Germans Are Reading Carl Schmitt in the Ruins of Atlanticism
With Atlanticism fraying, Nazi thinker Carl Schmitt is being reread in Germany as a theorist of a world divided into power blocs, a reading that Donald Trump’s “Donroe Doctrine” is helping to underscore.

For Carl Schmitt, the international order was not built on universal rules but on “great spaces.” Donald Trump’s “Donroe Doctrine” is helping to highlight this view. (Ullstein Bild via Getty Images)
As the dust settles in Caracas and the penny drops in Copenhagen, Germans too are facing the sobering prospect of a new world order. But there is a difference. A world of continental spaces is hardly new to them. It was devised by a German.

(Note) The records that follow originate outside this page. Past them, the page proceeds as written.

# Lain-Iwakuro/Plonky2-Demo

Hardware: NVIDIA B200
Metric: lde_merkle_commit_elems_per_s (higher is better)
Workload: dtype u64 (Goldilocks field, integer)

## Files before the change

### plonky2_demo_b200/csrc/poseidon.cuh

```cuda
#pragma once
#include "gl64.cuh"
#include "poseidon_constants.cuh"

namespace pcs {

#ifndef PCS_MDS_FP64
#define PCS_MDS_FP64 1
#endif
#ifndef PCS_SBOX_GROUP
#define PCS_SBOX_GROUP 12
#endif

constexpr int SPONGE_WIDTH = 12;
constexpr int SPONGE_RATE = 8;

__device__ __forceinline__ uint64_t sbox7(uint64_t x) {
    uint64_t x2 = gl::sqr(x);
    uint64_t x4 = gl::sqr(x2);
    uint64_t x3 = gl::mul(x, x2);
    return gl::mul(x3, x4);
}

__device__ __forceinline__ void mds_half(const uint32_t (&s)[12], const uint32_t (&add)[12], uint64_t (&y)[12]) {
    int64_t A[3], B[3], P[3], Q[3];
#pragma unroll
    for (int j = 0; j < 3; j++) {
        int64_t s0 = s[j], s3 = s[j + 3], s6 = s[j + 6], s9 = s[j + 9];
        int64_t u = s0 + s6, v = s3 + s9;
        A[j] = u + v;
        B[j] = u - v;
        P[j] = s0 - s6;
        Q[j] = s3 - s9;
    }
    int64_t t = A[0] + A[1] + A[2];
    int64_t Ya[3] = {(t + A[2]) << 4, (t + A[0]) << 4, (t + A[1]) << 4};
    int64_t Yb[3] = {(B[2] << 3) - (B[1] << 1) - B[0],
                     -(B[0] << 3) - B[1] - (B[2] << 1),
                     (B[0] << 1) - (B[1] << 3) - B[2]};
    int64_t re[3], im[3];
    re[0] = (P[0] << 1) - Q[0] + P[1] - (Q[1] << 4) + P[2] + (Q[2] << 2);
    im[0] = P[0] + (Q[0] << 1) + (P[1] << 4) + Q[1] - (P[2] << 2) + Q[2];
    re[1] = -(P[0] << 2) + Q[0] + (P[1] << 1) - Q[1] + P[2] - (Q[2] << 4);
    im[1] = -P[0] - (Q[0] << 2) + P[1] + (Q[1] << 1) + (P[2] << 4) + Q[2];
    re[2] = (P[0] << 4) + Q[0] - (P[1] << 2) + Q[1] + (P[2] << 1) - Q[2];
    im[2] = -P[0] + (Q[0] << 4) - P[1] - (Q[1] << 2) + P[2] + (Q[2] << 1);
#pragma unroll
    for (int j = 0; j < 3; j++) {
        int64_t e1 = Ya[j] + Yb[j], e2 = Ya[j] - Yb[j];
        y[j] = (uint64_t)(e1 + re[j] + (int64_t)add[j]);
        y[j + 3] = (uint64_t)(e2 + im[j] + (int64_t)add[j + 3]);
        y[j + 6] = (uint64_t)(e1 - re[j] + (int64_t)add[j + 6]);
        y[j + 9] = (uint64_t)(e2 - im[j] + (int64_t)add[j + 9]);
    }
    y[0] += (uint64_t)s[0] << 3;
}

template <int RC_MODE >
__device__ __forceinline__ void mds_layer(uint64_t (&s)[12], const uint64_t* __restrict__ rc) {
    uint32_t lo[12], hi[12], alo[12], ahi[12];
#pragma unroll
    for (int i = 0; i < 12; i++) {
        lo[i] = (uint32_t)s[i];
        hi[i] = (uint32_t)(s[i] >> 32);
        uint64_t c = (RC_MODE == 1 || (RC_MODE == 2 && i == 0)) ? rc[i] : 0;
        alo[i] = (uint32_t)c;
        ahi[i] = (uint32_t)(c >> 32);
    }
    uint64_t L[12], H[12];
    mds_half(lo, alo, L);
    mds_half(hi, ahi, H);
#pragma unroll
    for (int r = 0; r < 12; r++) s[r] = gl::fold_halves(L[r], H[r]);
}

constexpr double TWO52 = 4503599627370496.0;

__device__ __forceinline__ void mds_half_fp64(const uint32_t (&s)[12], const double* __restrict__ addb ,
                                              uint32_t (&ylo)[12], uint32_t (&yhi)[12]) {
    double A[3], B[3], P[3], Q[3];
    double s0d;
#pragma unroll
    for (int j = 0; j < 3; j++) {
        double v0 = __hiloint2double(0x43300000, (int)s[j]), v3 = __hiloint2double(0x43300000, (int)s[j + 3]);
        double v6 = __hiloint2double(0x43300000, (int)s[j + 6]), v9 = __hiloint2double(0x43300000, (int)s[j + 9]);
        double d6 = v6 - TWO52, d9 = v9 - TWO52;
        P[j] = v0 - v6;
        Q[j] = v3 - v9;
        double u = fma(d6, 2.0, P[j]);
        double v = fma(d9, 2.0, Q[j]);
        A[j] = u + v;
        B[j] = u - v;
        if (j == 0) s0d = P[0] + d6;
    }
    double t = A[0] + A[1] + A[2];
    double Ya[3] = {t + A[2], t + A[0], t + A[1]};
    double Yb[3] = {fma(B[1], -2.0, fma(B[2], 8.0, -B[0])),
                    fma(B[2], -2.0, fma(B[0], -8.0, -B[1])),
                    fma(B[1], -8.0, fma(B[0], 2.0, -B[2]))};
    double re[3], im[3];
    re[0] = fma(Q[2], 4.0, fma(Q[1], -16.0, fma(P[0], 2.0, -Q[0]) + P[1]) + P[2]);
    im[0] = fma(P[2], -4.0, fma(P[1], 16.0, fma(Q[0], 2.0, P[0]) + Q[1]) + Q[2]);
    re[1] = fma(Q[2], -16.0, fma(P[1], 2.0, fma(P[0], -4.0, Q[0]) - Q[1]) + P[2]);
    im[1] = fma(P[2], 16.0, fma(Q[1], 2.0, fma(Q[0], -4.0, -P[0]) + P[1]) + Q[2]);
    re[2] = fma(P[2], 2.0, fma(P[1], -4.0, fma(P[0], 16.0, Q[0]) + Q[1]) - Q[2]);
    im[2] = fma(Q[2], 2.0, fma(Q[1], -4.0, fma(Q[0], 16.0, -P[0]) - P[1]) + P[2]);
#pragma unroll
    for (int j = 0; j < 3; j++) {
        double e1 = fma(Ya[j], 16.0, Yb[j]), e2 = fma(Ya[j], 16.0, -Yb[j]);
        double y0 = e1 + re[j];
        if (j == 0) y0 = fma(s0d, 8.0, y0);
        double r0 = y0 + addb[2 * j];
        double r3 = (e2 + im[j]) + addb[2 * (j + 3)];
        double r6 = (e1 - re[j]) + addb[2 * (j + 6)];
        double r9 = (e2 - im[j]) + addb[2 * (j + 9)];
        ylo[j] = (uint32_t)__double2loint(r0);     yhi[j] = (uint32_t)__double2hiint(r0);
        ylo[j + 3] = (uint32_t)__double2loint(r3); yhi[j + 3] = (uint32_t)__double2hiint(r3);
        ylo[j + 6] = (uint32_t)__double2loint(r6); yhi[j + 6] = (uint32_t)__double2hiint(r6);
        ylo[j + 9] = (uint32_t)__double2loint(r9); yhi[j + 9] = (uint32_t)__double2hiint(r9);
    }
}

__device__ __forceinline__ void mds_layer_fp64(uint64_t (&s)[12], const uint64_t* __restrict__ rcd) {
    const double* addb = reinterpret_cast<const double*>(rcd);
    uint32_t lo[12], hi[12];
#pragma unroll
    for (int i = 0; i < 12; i++) {
        lo[i] = (uint32_t)s[i];
        hi[i] = (uint32_t)(s[i] >> 32);
    }
    uint32_t l0[12], l1[12], h0[12], h1[12];
    mds_half_fp64(lo, addb, l0, l1);
    mds_half_fp64(hi, addb + 1, h0, h1);
#pragma unroll
    for (int r = 0; r < 12; r++) s[r] = gl::fold_halves_biased(l0[r], l1[r], h0[r], h1[r]);
}

__device__ __forceinline__ double u32_as_double(uint32_t x) { return __hiloint2double(0x43300000, (int)x) - TWO52; }

template <bool ZERO0>
__device__ __forceinline__ void mds_net_d(const double (&s)[12], double (&y)[12]) {
    double A[3], B[3], P[3], Q[3];
#pragma unroll
    for (int j = 0; j < 3; j++) {
        const bool z = ZERO0 && j == 0;
        double u = z ? s[6] : s[j] + s[j + 6], v = s[j + 3] + s[j + 9];
        A[j] = u + v;
        B[j] = u - v;
        P[j] = z ? -s[6] : s[j] - s[j + 6];
        Q[j] = s[j + 3] - s[j + 9];
    }
    double t = A[0] + A[1] + A[2];
    double Ya[3] = {t + A[2], t + A[0], t + A[1]};
    double Yb[3] = {fma(B[1], -2.0, fma(B[2], 8.0, -B[0])),
                    fma(B[2], -2.0, fma(B[0], -8.0, -B[1])),
                    fma(B[1], -8.0, fma(B[0], 2.0, -B[2]))};
    double re[3], im[3];
    re[0] = fma(Q[2], 4.0, fma(Q[1], -16.0, fma(P[0], 2.0, -Q[0]) + P[1]) + P[2]);
    im[0] = fma(P[2], -4.0, fma(P[1], 16.0, fma(Q[0], 2.0, P[0]) + Q[1]) + Q[2]);
    re[1] = fma(Q[2], -16.0, fma(P[1], 2.0, fma(P[0], -4.0, Q[0]) - Q[1]) + P[2]);
    im[1] = fma(P[2], 16.0, fma(Q[1], 2.0, fma(Q[0], -4.0, -P[0]) + P[1]) + Q[2]);
    re[2] = fma(P[2], 2.0, fma(P[1], -4.0, fma(P[0], 16.0, Q[0]) + Q[1]) - Q[2]);
    im[2] = fma(Q[2], 2.0, fma(Q[1], -4.0, fma(Q[0], 16.0, -P[0]) - P[1]) + P[2]);
#pragma unroll
    for (int j = 0; j < 3; j++) {
        double e1 = fma(Ya[j], 16.0, Yb[j]), e2 = fma(Ya[j], 16.0, -Yb[j]);
        y[j] = e1 + re[j];
        y[j + 3] = e2 + im[j];
        y[j + 6] = e1 - re[j];
        y[j + 9] = e2 - im[j];
    }
    if (!ZERO0) y[0] = fma(s[0], 8.0, y[0]);
}
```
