# cloneofsimo/paint-with-words-sd

Measured on NVIDIA H100. Metric: unet_steps_per_sec_512sq_cfg, higher is better.
Workload: dtype f16

## Files before the change

### paint_with_words_sd_b200/csrc/pww_abi.cu

```cuda
#include <stdio.h>
#include <string.h>

#include "pww_common.cuh"
#include "xattn_tc.cuh"
#include "xattn_fused2.cuh"
#include "attn_tc.cuh"
#include "unet_ops.cuh"
#include "sampler_step.cuh"
#include "control_inject.cuh"
#include <stdlib.h>

namespace {

thread_local char g_last_cuda_error[640] = "";

int cuda_fail(cudaError_t e);

bool aligned16(const void* p) { return (reinterpret_cast<uintptr_t>(p) & 15u) == 0; }

bool supported_head_dim(int D) { return D == 40 || D == 64 || D == 80 || D == 160; }

int check_common(const void* q, const void* k, int B, int H, int N, int T, int D, int64_t q_bs, int64_t q_rs,
                 int64_t k_bs, int64_t k_rs) {
  if (!q || !k || B <= 0 || H <= 0 || N <= 0 || T <= 0 || D <= 0) return PWW_ERR_BAD_ARG;
  if (!aligned16(q) || !aligned16(k)) return PWW_ERR_BAD_ARG;
  if ((q_bs | q_rs | k_bs | k_rs) & 7) return PWW_ERR_BAD_ARG;
  if (q_rs < (int64_t)H * D || k_rs < (int64_t)H * D) return PWW_ERR_BAD_ARG;
  if (!supported_head_dim(D) || !pww::core::supported_keys(T)) return PWW_ERR_UNSUPPORTED;
  return PWW_OK;
}

template <int D_, int KC_>
struct Shape {
  static constexpr int D = D_, KC = KC_;
};
template <int D, typename F>
cudaError_t with_chunks(int T, F&& f) {
  switch (pww::core::chunks_of(T)) {
    case 1: return f(Shape<D, 1>{});
    case 2: return f(Shape<D, 2>{});
    case 3: return f(Shape<D, 3>{});
  }
  return cudaErrorInvalidValue;
}
template <typename F>
cudaError_t with_shape(int D, int T, F&& f) {
  switch (D) {
    case 40: return with_chunks<40>(T, f);
    case 64: return with_chunks<64>(T, f);
    case 80: return with_chunks<80>(T, f);
    case 160: return with_chunks<160>(T, f);
  }
  return cudaErrorInvalidValue;
}

size_t align_up(size_t x, size_t a) { return (x + a - 1) / a * a; }

int stats_slots_per_image(int, int) { return 2048; }

int cuda_fail(cudaError_t e) {
  snprintf(g_last_cuda_error, sizeof(g_last_cuda_error), "%s: %s %s", cudaGetErrorName(e), cudaGetErrorString(e),
           pww::tc::tc_error_buf());
  pww::tc::tc_error_buf()[0] = 0;
  return PWW_ERR_CUDA;
}

}

extern "C" {

int pww_version(void) { return 300; }

const char* pww_status_str(int status) {
  switch (status) {
    case PWW_OK: return "ok";
    case PWW_ERR_BAD_ARG: return "bad argument (null/misaligned pointer, non-positive size or stride not a multiple of 8)";
    case PWW_ERR_UNSUPPORTED: return "unsupported shape or dtype (head dim must be 40/64/80/160, T <= 80, 154 or 231)";
    case PWW_ERR_CUDA: return "CUDA error (see pww_last_cuda_error)";
    case PWW_ERR_WORKSPACE: return "workspace too small (see pww_xattn_workspace_bytes)";
    default: return "unknown status";
  }
}

const char* pww_last_cuda_error(void) { return g_last_cuda_error; }

int pww_device_supported(void) {
  int dev = 0, major = 0;
  cudaError_t e = cudaGetDevice(&dev);
  if (e != cudaSuccess) return cuda_fail(e);
  e = cudaDeviceGetAttribute(&major, cudaDevAttrComputeCapabilityMajor, dev);
  if (e != cudaSuccess) return cuda_fail(e);
  return major == 9 ? 1 : 0;
}
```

Four decades after his death, the theorist of authoritarianism and critic of liberalism Carl Schmitt is experiencing a sustained revival. A Nazi with links to Francoist Spain, Schmitt is not only revered by Russian and French neofascists today. In the United States too — a country whose universalizing tendencies he despised — Schmitt has acquired a sizable fan club that counts integralists, paleoconservatives, the founder of PayPal, and the US vice president in its ranks.
And yet, it was not Americans but Germans who rushed to Schmitt in early January. Many of the country’s major newspapers and magazines have, in recent days, run pieces mentioning Schmitt in relation to the “Donroe Doctrine” and the wider renaissance of geopolitics.